# mec



## vbergen

bonjour
¿"mec" se usa para  "amigo" y "amiga"? ¿o hay otra forma slang de referirse cuando es mujer?  ¿el plural del femenino y el masculino ambos serían "mecs"?


----------



## ALEPH-1

Hola en mis tiempos y en el mismo tono de "argot" para referirse a una chica "una tipa" se decía "une nenette" o incluso "une gonzesse" ambos con cierto carácter peyorativo. En tono más infantil "une quille" y se añadía "a la vanille". Pero espera mejores referencias en especial más actualizadas y de un nativo.


----------



## Yvan 6

" mec " solamente masculino ; ( plural, des mecs ) otra forma argot por mujer es " gonzesse".
  "mec" = " hombre "  a  veces "amigo".


----------



## Cintia&Martine

Buenas tardes, bonjour,

_Mec _recubre más o menos el campo semántico de _tío _en español.
La gran diferencia será cuando una chica habla de su _mec _para decir _mi "novio"/ mi chico/ el chico con el que salgo_.

Au revoir, hasta lugo


----------



## Philippe1185

rara vez se emplea "mec" para referirse a un amigo. creo que la mejor traducción sea "tipo" 

regarde ce mec là-bas = mira el tipo allá 

y como ya te lo han dicho, "mec" es siempre masculino e sólo se usa para referirse a un hombre


----------



## chics

_Un mec_ es más _un tipo/un tío/un payo_, el plural es _mecs_. El femenino (¿se escribe así?) es _une nana_.

Los amigos son _les potes_.


----------



## robert33

Tambien se puede decir "Salut, les mecs", para unos amigos. 
Ahora, para "nana" la gente joven suele decir "meuf" (en verlan).


----------



## chics

"Salut, les mecs" significa algo así como "¡Hola, chicos!", se usa cuando nos encontramos con los colegas, por ejemplo...


----------



## Pariscope1

*NUEVA PREGUNTA*
Hilos unidos​
hola, me gustaría saber si alguien sabe lo que significa mec

Gracias,


----------



## Maikel

Mec en España sería "tío".


----------



## Pariscope1

está utilizado en un texte literario en la siguiente frase

Il est canon, ce mec


----------



## Vergari

Bienvenido Pariscope,

Sí, como bien dice Maikel, "tío" en el lenguaje vulgar o coloquial, o sea "hombre".

Saludos


----------



## Ony

Un mec c'est un gars, c'est assez familier comme terme ceci dit


----------



## Vergari

Hola otra vez:

Il est canon, ce mec = está bueno este tío = qué bueno que está el tío

Mira este enlace.

Si es un texto literario significa que el diálogo reproduce un lenguaje coloquial.

Saludos


----------



## Pariscope1

Muchas gracias por vuestro interés.
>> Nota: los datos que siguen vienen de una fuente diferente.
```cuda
int launch_fir_resample(const float* in, int B, int T, int F, int C, int mode, float* out, cudaStream_t s);
int launch_fir_resample_scaled(const float* in, int B, int T, int F, int C, int mode, float scale, float* out, cudaStream_t s);
int launch_channel_stats(const float* in, int B, int T, int F, int C, double* sums, cudaStream_t s);
int launch_groupnorm_act(const void* src1, int src1_h16 , const double* sums1, int C1, const void* src2,
                         const double* sums2, int C2, const float* gamma, const float* beta, int B, int T, int F,
                         int silu, int mode, op_t* act_out, op_t* raw_out, cudaStream_t s);
int launch_pack_input(const float* x, const float* y, int B, int T, int F_in, int F, int Cin, float* out,
                      cudaStream_t s);
int launch_im2col_input(const float* in, int Cin, int B, int T, int F, op_t* out, cudaStream_t s);
int launch_combine(float* h, const float* pyr, int Cp, const float* w, const float* bias, int B, int T, int F,
                   int C, cudaStream_t s);
int launch_output_layer(const float* pyr, int Cp, const float* w, const float* bias, int B, int T, int F,
                        int F_out, float* out, cudaStream_t s);
int launch_temb(const float* t, const float* fourier_w, int nf, const float* w1, const float* b1, const float* w2,
                const float* b2, int B, int t_stride, float* temb_act, cudaStream_t s);
int launch_dense_all(const float* temb_act, const float* w, const float* bias, int B, int K, int rows, float* out,
                     cudaStream_t s);
int launch_gn_resample16(const op_t* src1, int C1, const op_t* src2, int C2, const float2* tab, int B, int T, int F,
                         int mode, op_t* act_out, op_t* raw_out, cudaStream_t s);
int launch_gn_finalize(const double* sums1, int C1, const double* sums2, int C2, const float* gamma, const float* beta,
                       int B, int64_t pixels, float2* table, cudaStream_t s, int blk_real = 0, float2* stats = nullptr);
int launch_attention(const op_t* q, const op_t* k, const op_t* v, int ld, int B, int L,
                     int C, op_t* o, int ldo, cudaStream_t s, int fp32_probs = 0);

struct ConvSeg {
  const op_t* in = nullptr; int C = 0; int taps = 9;
  const float2* norm_tab = nullptr; int tab_stride = 0; int act = 0;
};
struct ConvArgs {
  ConvSeg seg[3]; int n_seg = 0;
  const op_t* wpack = nullptr;
  const float* bias = nullptr; const float* bias_b = nullptr; int bias_b_stride = 0; const float* residual = nullptr;
  const op_t* residual_h16 = nullptr;
  float scale = 1.0f; int B = 0, T = 0, F = 0, Cout = 0;
  float* out_f32 = nullptr; op_t* out_h16 = nullptr;
  double* sums = nullptr;
  bool sums_prezeroed = false;
  float* pyr_out = nullptr; const float* pyr_prev = nullptr; int pyr_C = 0;
  bool narrow_n = false;
  const float* comb_pyr = nullptr; const float* comb_w = nullptr; const float* comb_b = nullptr; int comb_C = 0;
};
int launch_conv_igemm(const ConvArgs& a, cudaStream_t s);
int launch_pack_conv_weights_dgrad(const float* w, int Cout, int Cin, int ksize, op_t* wpack, cudaStream_t s, int Cin_total = 0,
                                   int ci_off = 0);
int64_t conv_wgrad_workspace_bytes(int Cout, int Cin, int ksize, int B, int T, int F);
int launch_conv_wgrad(const op_t* dy, int Cout, const op_t* x, int Cin, int ksize, int B, int T, int F, float scale,
                      int io_layout, float* dw, float* workspace, cudaStream_t s);
int launch_grad_prepare(const float* g, int B, int64_t P, int C, float scale, op_t* g16, float* acc_dst, double* sums, cudaStream_t s,
                        bool acc_first = false, bool sums_prezeroed = false);
int launch_gn_bwd_reduce(const op_t* g_a, int g_ld, int g_coff, const void* x, int x16, int C, int C_tot, int c_off,
                         const float2* tab, const float2* stats, int act, int B, int64_t P, double* S, cudaStream_t s);
int launch_gn_bwd_apply(const op_t* g_a, int g_ld, int g_coff, const void* x, int x16, int C, int C_tot, int c_off,
                        const float2* tab, const float2* stats, const float* gamma, int act, int B, int64_t P, const double* S,
                        float* acc_dst, op_t* out16, double* out_sums, cudaStream_t s, bool acc_first = false,
                        bool sums_prezeroed = false);
int launch_gn_param_grad(const double* S, int B, int C, float inv_scale, float* dgamma, float* dbeta, cudaStream_t s);
int launch_gn_stats(const double* sums1, int C1, const double* sums2, int C2, int B, int64_t pixels, float2* stats, cudaStream_t s);
int launch_fir_resample16(const op_t* in, int in_ld, int in_coff, int B, int T, int F, int C, int mode, float scale,
                          op_t* out16, float* acc_dst, cudaStream_t s);
int launch_col_sums16(const op_t* in, int ld, int c_off, int B, int64_t P, int C, double* sums, cudaStream_t s, bool sums_prezeroed = false);
int launch_col_sums_to(const double* sums, int B, int C, float inv_scale, float* dst, float* per_b, int per_b_ld, cudaStream_t s);
int launch_attention_bwd(const op_t* qkv, int B, int L, int C, const op_t* d_o, float* scratch, op_t* g_qkv, cudaStream_t s);
int launch_adam_ema(float* p, const float* g, float* m, float* v, float* ema, const unsigned char* trainable, int64_t n,
                    double* sumsq_scratch, float grad_div, float clip, float lr, float beta1, float beta2, float eps, int step,
                    float ema_decay, int ema_warmup, double* state, cudaStream_t s);
struct WgradCall {
  const op_t* dy = nullptr; int dy_ld = 0, dy_coff = 0, Cout = 0;
  const op_t* x = nullptr; int x_ld = 0, x_coff = 0, Cin = 0;
  int ksize = 3, B = 0, T = 0, F = 0;
  float scale = 1.0f;
  int layout = 0, Cin_total = 0, ci_off = 0, aux = 0;
  float* dw = nullptr; float* workspace = nullptr;
};
int launch_conv_wgrad_ex(const WgradCall& c, cudaStream_t s);
int launch_output_layer_bwd(const float* g_out, const float* pyr, int Cp, const float* w, int B, int T, int F, int F_out, float inv,
                            float* g_pyr, float* dw, float* db, cudaStream_t s);
int launch_small_col_sums(const float* g, int64_t n_px, int Cp, float inv, float* db, cudaStream_t s);
int launch_combine_bwd(const float* g, const float* pyr, int Cp, int64_t n_px, int C, float inv, float* dw, float* db, cudaStream_t s);
int launch_pack_pyr_dgrad(const float* w, int C, int Cp, op_t* out, cudaStream_t s);
int launch_dense_temb_bwd(const float* d, const float* act, const float* w, int B, int K, int rows, float* dw, float* db, float* g_act,
                          const float* t, const float* fw, int nf, const float* w1, const float* b1, const float* w2, const float* b2,
                          int t_stride, float* dw1, float* db1, float* dw2, float* db2, cudaStream_t s);
int make_act_tile_map(CUtensorMap* map, const op_t* ptr, int B, int T, int F, int C, int box_f, int box_t);
int64_t conv_wpack_bytes(int C1, int ksize, int C2, int Cout);
int launch_pack_conv_weights(const float* w1, int C1, int ksize, const float* w2, int C2, int Cout, int n_rows_total,
                             int row_offset, op_t* wpack, cudaStream_t s);
struct PackDesc {
  const float* w1; const float* w2; op_t* out;
  int kind;
  int C1, ksize, io, C2, Cout, rows_total, row_offset;
  long long total;
  long long first_block;
};
struct DeferDesc {
  const double* src; int B, C, kind;
  float* dst0; float* dst1; float* per_b; int per_b_ld;
};
int launch_deferred_sums(const DeferDesc* descs_dev, int n_descs, float inv_scale, cudaStream_t s);
constexpr int kPackChunk = 2048;
PackDesc pack_desc_fwd(const float* w1, int C1, int ksize, const float* w2, int C2, int Cout, int n_rows_total, int row_offset, op_t* wpack);
PackDesc pack_desc_dgrad(const float* w, int Cout, int Cin, int ksize, op_t* wpack, int Cin_total, int ci_off);
int launch_pack_batch(const PackDesc* descs_dev, int n_descs, long long n_blocks, cudaStream_t s);

}
```
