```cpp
int64_t savfi_bn_stats_scratch_floats(int N, int C, int H, int W, int n_per_group);
int savfi_bn_stats_f32(const float* x, float* mean, float* var, int64_t stat_stride, float* scratch , int N, int C, int H, int W,
                       int n_per_group, void* stream);
int savfi_bn_apply_relu_f32(const float* x, const float* mean, const float* var, int64_t stat_stride, const float* gamma ,
                            const float* beta , float eps, float* out, int N, int C, int H, int W, int n_per_group, int c_off,
                            int C_total, void* stream);
int savfi_bn_running_update_f32(int n, float* const* running, const float* const* stat, const int64_t* numel, const float* unbias,
                                float momentum, void* stream);

int savfi_maxpool2x2_f32(const float* in, float* out, int64_t planes, int H, int W, void* stream);

int savfi_upnearest2x_add_f32(const float* low, const float* skip, float* out, int64_t planes, int h, int w, int H, int W, void* stream);

int savfi_add_relu_f32(const float* a, const float* r, float* y, int64_t n, void* stream);

int savfi_charbonnier_f32(const float* a, const float* b, float* result, float* scratch, int rows, int64_t n, float eps, void* stream);
int savfi_charbonnier_bwd_f32(const float* a, const float* b, const float* g_loss, float* g_a, int rows, int64_t n, float eps,
                              void* stream);

#ifdef __cplusplus
}
#endif
#endif
```

meta-interpolation_amd/_hip.py:

```python
import ctypes
import os
import re
from ctypes import c_double, c_float, c_int, c_int64, c_void_p, POINTER

_PKG_DIR = os.path.dirname(os.path.abspath(__file__))
LIB_PATH = os.environ.get("SAVFI_HIP_LIB") or os.path.join(_PKG_DIR, "lib", "libsavfi_hip.so")
HEADER_PATH = os.path.join(os.path.dirname(_PKG_DIR), "include", "savfi_hip.h")

RULE_SGD, RULE_ADAM, RULE_ADAMAX_LSLR, RULE_ADAMAX_MSGD = 0, 1, 2, 3
LR_SCALAR, LR_ELEMENT = 0, 1
SSIM_RANGE_PER_ROW, SSIM_RANGE_BATCH, SSIM_RANGE_FIXED = 0, 1, 2
SEPCONV_PARTITION_WS, SEPCONV_PARTITION_X6, SEPCONV_PARTITION_FP32 = 0, 1, 2
ABI_VERSION = 24

_ERRORS = {-1: "SAVFI_E_NULL (a required pointer is NULL)",
           -2: "SAVFI_E_SHAPE (bad or inconsistent dimension)",
           -3: "SAVFI_E_UNSUPPORTED",
           -4: "SAVFI_E_TOOBIG (index arithmetic would overflow)"}


class SavfiHipError(RuntimeError):
    pass


# ... 116 lines not shown
    "savfi_upsample2x_window_bwd_masked_f32": [_P, _P, c_float, _P] + [c_int] * 12 + [_P],
    "savfi_upsample2x_bwd_form": [c_int, c_int, c_int],
    "savfi_bias_act_fwd_f32": [_P, _P, c_int, c_int, c_int, c_float, _P],
    "savfi_bias_act_scratch_floats": [c_int, c_int, c_int],
    "savfi_bias_act_bwd_f32": [_P, _P, _P, _P, _P, c_int, c_int, c_int, c_float, _P],
    "savfi_filterinterp_fwd_f32": [_P, _P, _P, _P] + [c_int] * 5 + [_P],
    "savfi_filterinterp_bwd_f32": [_P] * 7 + [c_int] * 5 + [_P],
    "savfi_filterinterp_fwd_slice_f32": [_P, _P, _P, _P] + [c_int] * 7 + [_P],
    "savfi_depthflowproj_scratch_bytes": [c_int, c_int, c_int],
    "savfi_depthflowproj_fwd_f32": [_P] * 5 + [c_int] * 4 + [_P],
    "savfi_depthflowproj_bwd_f32": [_P] * 7 + [c_int] * 3 + [_P],
    "savfi_correlation_fwd_f32": [_P, _P, _P] + [c_int] * 5 + [c_float, _P],
    "savfi_correlation_bwd_f32": [_P, _P, _P, _P, c_float, _P, _P] + [c_int] * 5 + [_P],
    "savfi_pwcwarp_fwd_f32": [_P, _P, c_float, _P] + [c_int] * 4 + [_P],
    "savfi_bn_stats_scratch_floats": [c_int] * 5,
    "savfi_bn_stats_f32": [_P, _P, _P, c_int64, _P] + [c_int] * 5 + [_P],
    "savfi_bn_apply_relu_f32": [_P, _P, _P, c_int64, _P, _P, c_float, _P] + [c_int] * 7 + [_P],
    "savfi_bn_running_update_f32": [c_int, _PP, _PP, _I64P, _FP, c_float, _P],
    "savfi_maxpool2x2_f32": [_P, _P, c_int64, c_int, c_int, _P],
    "savfi_upnearest2x_add_f32": [_P, _P, _P, c_int64, c_int, c_int, c_int, c_int, _P],
    "savfi_add_relu_f32": [_P, _P, _P, c_int64, _P],
    "savfi_charbonnier_f32": [_P, _P, _P, _P, c_int, c_int64, c_float, _P],
    "savfi_charbonnier_bwd_f32": [_P, _P, _P, _P, c_int, c_int64, c_float, _P],
}

_lib = None


def declared_symbols():
    with open(HEADER_PATH) as fh:
        text = fh.read()
    return sorted(set(re.findall(r"^\s*(?:int|int64_t)\s+(savfi_\w+)\s*\(", text, flags=re.M)))


def lib():
    global _lib
    if _lib is not None:
        return _lib
    if not os.path.exists(LIB_PATH):
        raise SavfiHipError(
            "%s is missing: build it with `python __graft_entry__.py build` "
            "(there is no CPU or PyTorch fallback for the savfi kernels)" % LIB_PATH)
    try:
        handle = ctypes.CDLL(LIB_PATH)
    except OSError as exc:
        raise SavfiHipError("cannot load %s: %s" % (LIB_PATH, exc))
# ... 133 lines not shown
```

meta-interpolation_amd/csrc/common.h:

```cpp
#pragma once
#include <hip/hip_runtime.h>
#include <stdint.h>
#include "savfi_hip.h"

#define SAVFI_WAVE 64


static inline int savfi_launch_status() {
  hipError_t e = hipGetLastError();
  return e == hipSuccess ? SAVFI_OK : (int)e;
}

static inline int savfi_cdiv(int64_t a, int64_t b) { return (int)((a + b - 1) / b); }

static inline int savfi_ensure_dynamic_lds(const void* kernel, size_t bytes, uint32_t& done_mask) {
  int dev = 0;
  if (hipGetDevice(&dev) != hipSuccess) return (int)hipGetLastError();
  const uint32_t bit = 1u << (dev & 31);
  if (__atomic_load_n(&done_mask, __ATOMIC_ACQUIRE) & bit) return SAVFI_OK;
  const hipError_t e = hipFuncSetAttribute(kernel, hipFuncAttributeMaxDynamicSharedMemorySize, (int)bytes);
  if (e != hipSuccess) return (int)e;
  __atomic_fetch_or(&done_mask, bit, __ATOMIC_RELEASE);
  return SAVFI_OK;
}

__device__ __forceinline__ float wave_sum(float x) {
#pragma unroll
  for (int off = 32; off > 0; off >>= 1) x += __shfl_xor(x, off, SAVFI_WAVE);
  return x;
}

template <int NW>
__device__ __forceinline__ float block_sum(float x, float* lds ) {
  x = wave_sum(x);
  const int lane = threadIdx.x & (SAVFI_WAVE - 1), wid = threadIdx.x / SAVFI_WAVE;
  if (lane == 0) lds[wid] = x;
  __syncthreads();
  float t = (threadIdx.x < NW) ? lds[threadIdx.x] : 0.f;
  if (wid == 0) t = wave_sum(t);
  __syncthreads();
  return t;
}

__device__ __forceinline__ float savfi_quantize255(float x) {
  const float v = x * 255.f;
  const float c = v < 0.f ? 0.f : (v > 255.f ? 255.f : v);
  return rintf(c);
// ... 15 lines not shown
```

meta-interpolation_amd/csrc/convk_wgrad.hip:

```cpp
#include "common.h"
#include <stdlib.h>
#include <algorithm>

typedef float f32x4 __attribute__((ext_vector_type(4)));
typedef short bf16x8 __attribute__((ext_vector_type(8)));
typedef short bf16x4 __attribute__((ext_vector_type(4)));
typedef unsigned u32x4 __attribute__((ext_vector_type(4)));
typedef int i32x4 __attribute__((ext_vector_type(4)));
__device__ float ckw_raw_buffer_load_f32(i32x4 rsrc, int voffset, int soffset, int aux) __asm("llvm.amdgcn.raw.buffer.load.f32");

namespace {

constexpr int WG_THREADS = 256;
constexpr int UR = 4, UW = 32;

__device__ __forceinline__ i32x4 ckw_rsrc(const void* base, unsigned bytes) {
  const unsigned long long p = reinterpret_cast<unsigned long long>(base);
  i32x4 r;
  r.x = (int)(unsigned)p;
  r.y = (int)(unsigned)(p >> 32);
  r.z = (int)bytes;
  r.w = 0x00020000;
  return r;
}
// ... 716 lines not shown
  a.N = N; a.T = T; a.Ci = Ci; a.Co = Co; a.H = H; a.W = W; a.pad = pad; a.reflect = reflect ? 1 : 0;
  a.Ho = H + 2 * pad - K + 1; a.Wo = W + 2 * pad - K + 1;
  a.cobs = p.cobs; a.cibs = p.cibs; a.splits = p.splits; a.units = p.units; a.units_per_split = p.ups_per_split;
  a.upr = p.upr; a.ups = p.ups;
  const int blocks = T * p.cobs * p.cibs * p.splits;
  hipStream_t st = (hipStream_t)stream;
  float* bias_partial = gb ? workspace + (size_t)p.splits * T * Co * Ci * K * K : nullptr;
  if (p.form == 2) rc = launch_wgrad3_ring(a, blocks, bias_partial, st);
  else if (K == 3 && precise) rc = p.mt == 4 ? launch_wgrad<3, 4, 1, true>(a, blocks, st) : launch_wgrad<3, 2, 1, true>(a, blocks, st);
  else if (K == 3 && p.ng == 2) rc = launch_wgrad<3, 4, 1, false, 2>(a, blocks, st);
  else if (K == 3) rc = p.mt == 4 ? launch_wgrad<3, 4, 1>(a, blocks, st) : p.nt == 2 ? launch_wgrad<3, 2, 2>(a, blocks, st) : launch_wgrad<3, 2, 1>(a, blocks, st);
  else if (K == 5) rc = precise ? launch_wgrad<5, 2, 1, true>(a, blocks, st) : p.nt == 2 ? launch_wgrad<5, 2, 2>(a, blocks, st) : launch_wgrad<5, 2, 1>(a, blocks, st);
  else rc = launch_wgrad<7, 2, 1>(a, blocks, st);
  if (rc != SAVFI_OK) return rc;
  const long long n = (long long)T * Co * Ci * K * K;
  const bool v4 = n % 4 == 0 && (((uintptr_t)workspace | (uintptr_t)gw) & 15u) == 0;
  const long long nb = gb ? (long long)T * Co : 0;
  const unsigned main_blocks = (unsigned)(v4 ? (n / 4 + 31) / 32 : (n + 31) / 32), bias_blocks = (unsigned)((nb + 31) / 32);
  if (v4) hipLaunchKernelGGL(convk_wgrad_reduce<true>, dim3(main_blocks + bias_blocks), dim3(256), 0, st, workspace, gw, n, p.splits, main_blocks, bias_partial, gb, nb);
  else hipLaunchKernelGGL(convk_wgrad_reduce<false>, dim3(main_blocks + bias_blocks), dim3(256), 0, st, workspace, gw, n, p.splits, main_blocks, bias_partial, gb, nb);
  return savfi_launch_status();
}
}
```

meta-interpolation_amd/csrc/wgrad.hip:

```cpp
#include "common.h"

namespace {

typedef float f32x4 __attribute__((ext_vector_type(4)));

constexpr int GNT = 256;
constexpr int GCO = 32, GCI = 32, GSEG = 64;
constexpr int GP = 68;
constexpr int G_FLOATS = GCO * GP;
constexpr int X_FLOATS = 3 * GCI * GP;
constexpr int BUF_FLOATS = G_FLOATS + X_FLOATS;
constexpr int TILE_FLOATS = 2 * 2 * 9 * 256;
constexpr int LDS_FLOATS_G = (2 * BUF_FLOATS > TILE_FLOATS) ? 2 * BUF_FLOATS : TILE_FLOATS;

struct WgradArgs {
  const float* x;
  const float* gz;
  float* partial;
  int Ci, Co, H, W, Ho, Wo, pad, rows, nseg, nrowchunk, cibs;
  int T;
};

struct Staged {
  float g[8], x[3][8], halo;
// ... 614 lines not shown
           bias_partial};
  if (gb) hipLaunchKernelGGL(wino_wgrad3x3<true>, dim3(p.nsplit, p.cobs * p.cibs, T), dim3(256), lds_bias, st, a);
  else hipLaunchKernelGGL(wino_wgrad3x3<false>, dim3(p.nsplit, p.cobs * p.cibs, T), dim3(256), lds, st, a);
  if (int e = savfi_launch_status()) return e;
  if (gb) {
    hipLaunchKernelGGL(wino_wgrad_bias_reduce, dim3(savfi_cdiv(Co, 64), T), dim3(64), 0, st, bias_partial, gb, Co, p.cobs, p.nsplit);
    if (int e = savfi_launch_status()) return e;
  }
  const int ntiles = p.cobs * p.cibs;
  const size_t block_floats = (size_t)ntiles * WW_BLOCK_FLOATS;
  float* stage2 = workspace + p.partial_floats;
  if (p.ngroups == 1) {
    hipLaunchKernelGGL(wino_wgrad_reduce2, dim3(savfi_cdiv(Co * Ci * 9, 256), T), dim3(256), 0, st, workspace, gw, Co, Ci, p.cibs, ntiles,
                       p.nsplit);
    return savfi_launch_status();
  }
  hipLaunchKernelGGL(wgrad_reduce1, dim3((unsigned)((block_floats / 4 + 255) / 256), p.ngroups, T), dim3(256), 0, st, workspace,
                     stage2, block_floats, p.nsplit);
  if (int e = savfi_launch_status()) return e;
  hipLaunchKernelGGL(wino_wgrad_reduce2, dim3(savfi_cdiv(Co * Ci * 9, 256), T), dim3(256), 0, st, stage2, gw, Co, Ci, p.cibs, ntiles,
                     p.ngroups);
  return savfi_launch_status();
}
```

meta-interpolation_amd/csrc/winograd.hip:

```cpp
#include "common.h"
#include <type_traits>

typedef float f32x4 __attribute__((ext_vector_type(4)));
typedef int i32x4 __attribute__((ext_vector_type(4)));
__device__ f32x4 savfi_raw_buffer_load_x4(i32x4 rsrc, int voffset, int soffset, int aux) __asm("llvm.amdgcn.raw.buffer.load.v4f32");
typedef float f32x2 __attribute__((ext_vector_type(2)));
__device__ void savfi_raw_buffer_store_x2(f32x2 data, i32x4 rsrc, int voffset, int soffset, int aux) __asm("llvm.amdgcn.raw.buffer.store.v2f32");
__device__ f32x2 savfi_raw_buffer_load_x2(i32x4 rsrc, int voffset, int soffset, int aux) __asm("llvm.amdgcn.raw.buffer.load.v2f32");
__device__ float savfi_raw_buffer_load_x1(i32x4 rsrc, int voffset, int soffset, int aux) __asm("llvm.amdgcn.raw.buffer.load.f32");
__device__ void savfi_raw_buffer_store_x1(float data, i32x4 rsrc, int voffset, int soffset, int aux) __asm("llvm.amdgcn.raw.buffer.store.f32");
__device__ void savfi_raw_buffer_store_x4(f32x4 data, i32x4 rsrc, int voffset, int soffset, int aux) __asm("llvm.amdgcn.raw.buffer.store.v4f32");
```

Me ha servido de mucho.


----------



## mariaeulalia

NUEVA PREGUNTA
Hilos unidos​ 
Bonjour:

Si quelq'un peut m'aider, je ne comprend pas la signification de " ce-mec-la " . Le contexte est: Ce mec-la, avant de ce déguiser un noble, c'était un pauvre matelot.

Merci


----------



## Orbayu

Bonjour;
Yo lo traduciría por "Ese chico...". Sin embargo, tengo dudas sobre el resto de la frase. Para mí, tendría más sentido que fuera "avant de *se* déguiser *en* noble".
Saludos,


----------



## Athos de Tracia

Buenas tardes:

...*aquel/ese tipo*....



Orbayu said:


> Sin embargo, tengo dudas sobre el resto de la frase. Para mí, tendría más sentido que fuera "avant de *se* déguiser *en* noble".


 
Para mí también. Igual que _ce mec-la_ que yo escribiría ce mec-*là*.


----------



## mariaeulalia

Orbayu said:


> Bonjour;
> Yo lo traduciría por "Ese chico...". Sin embargo, tengo dudas sobre el resto de la frase. Para mí, tendría más sentido que fuera "avant de *se* déguiser *en* noble".
> Saludos,


 Tienes razón.... fué mi error....la frase correcta es como tu la escribiste.


----------



## mariaeulalia

Athos de Tracia said:


> Buenas tardes:
> 
> ...*aquel/ese tipo*....
> 
> 
> 
> Para mí también. Igual que _ce mec-la_ que yo escribiría ce mec-*là*.


 
Si....efectivamente...sin embargo en mi teclado no encuentro el acento grave.

Merci


----------



## cachomero

Hola,

Me permito intervenir para hacer hincapié en el sentido despectivo de la expresión *ce mec-lá*. *Tipo* traduce bien el caracter despectivo, pero en España diríamos más bien* el tipo ése*, *el tipo éste* o *el tipo aquél*, aún más despectivos. Además, en francés puede utilizarse en el curso de una narración, sin que el sujeto se encuentre a la vista. En dicho caso, diríamos *el tipo éste*, *el tipo aquél* o *el tipo ése* dependiendo del contexto, pero para ello la elección de uno u otro es bastante complicada.

Un saludo


----------



## Pohana

Bonjour :

  Il y a aussi _le keum_ : ce keum-là = ce mec-là

À +
Pohana


----------



## Nixy

En français québécois, _mec _est plutôt utilisé pour appeller/apostropher un ami masculin. Parler d'un _mec _comme de son petit copain est, selon moi, plus utilisé en France.


----------



## PuNkRoSs

Yo tengo una duda sobre si el plural "mecs" se puede usar con chicos y chicas cuando están todos juntos.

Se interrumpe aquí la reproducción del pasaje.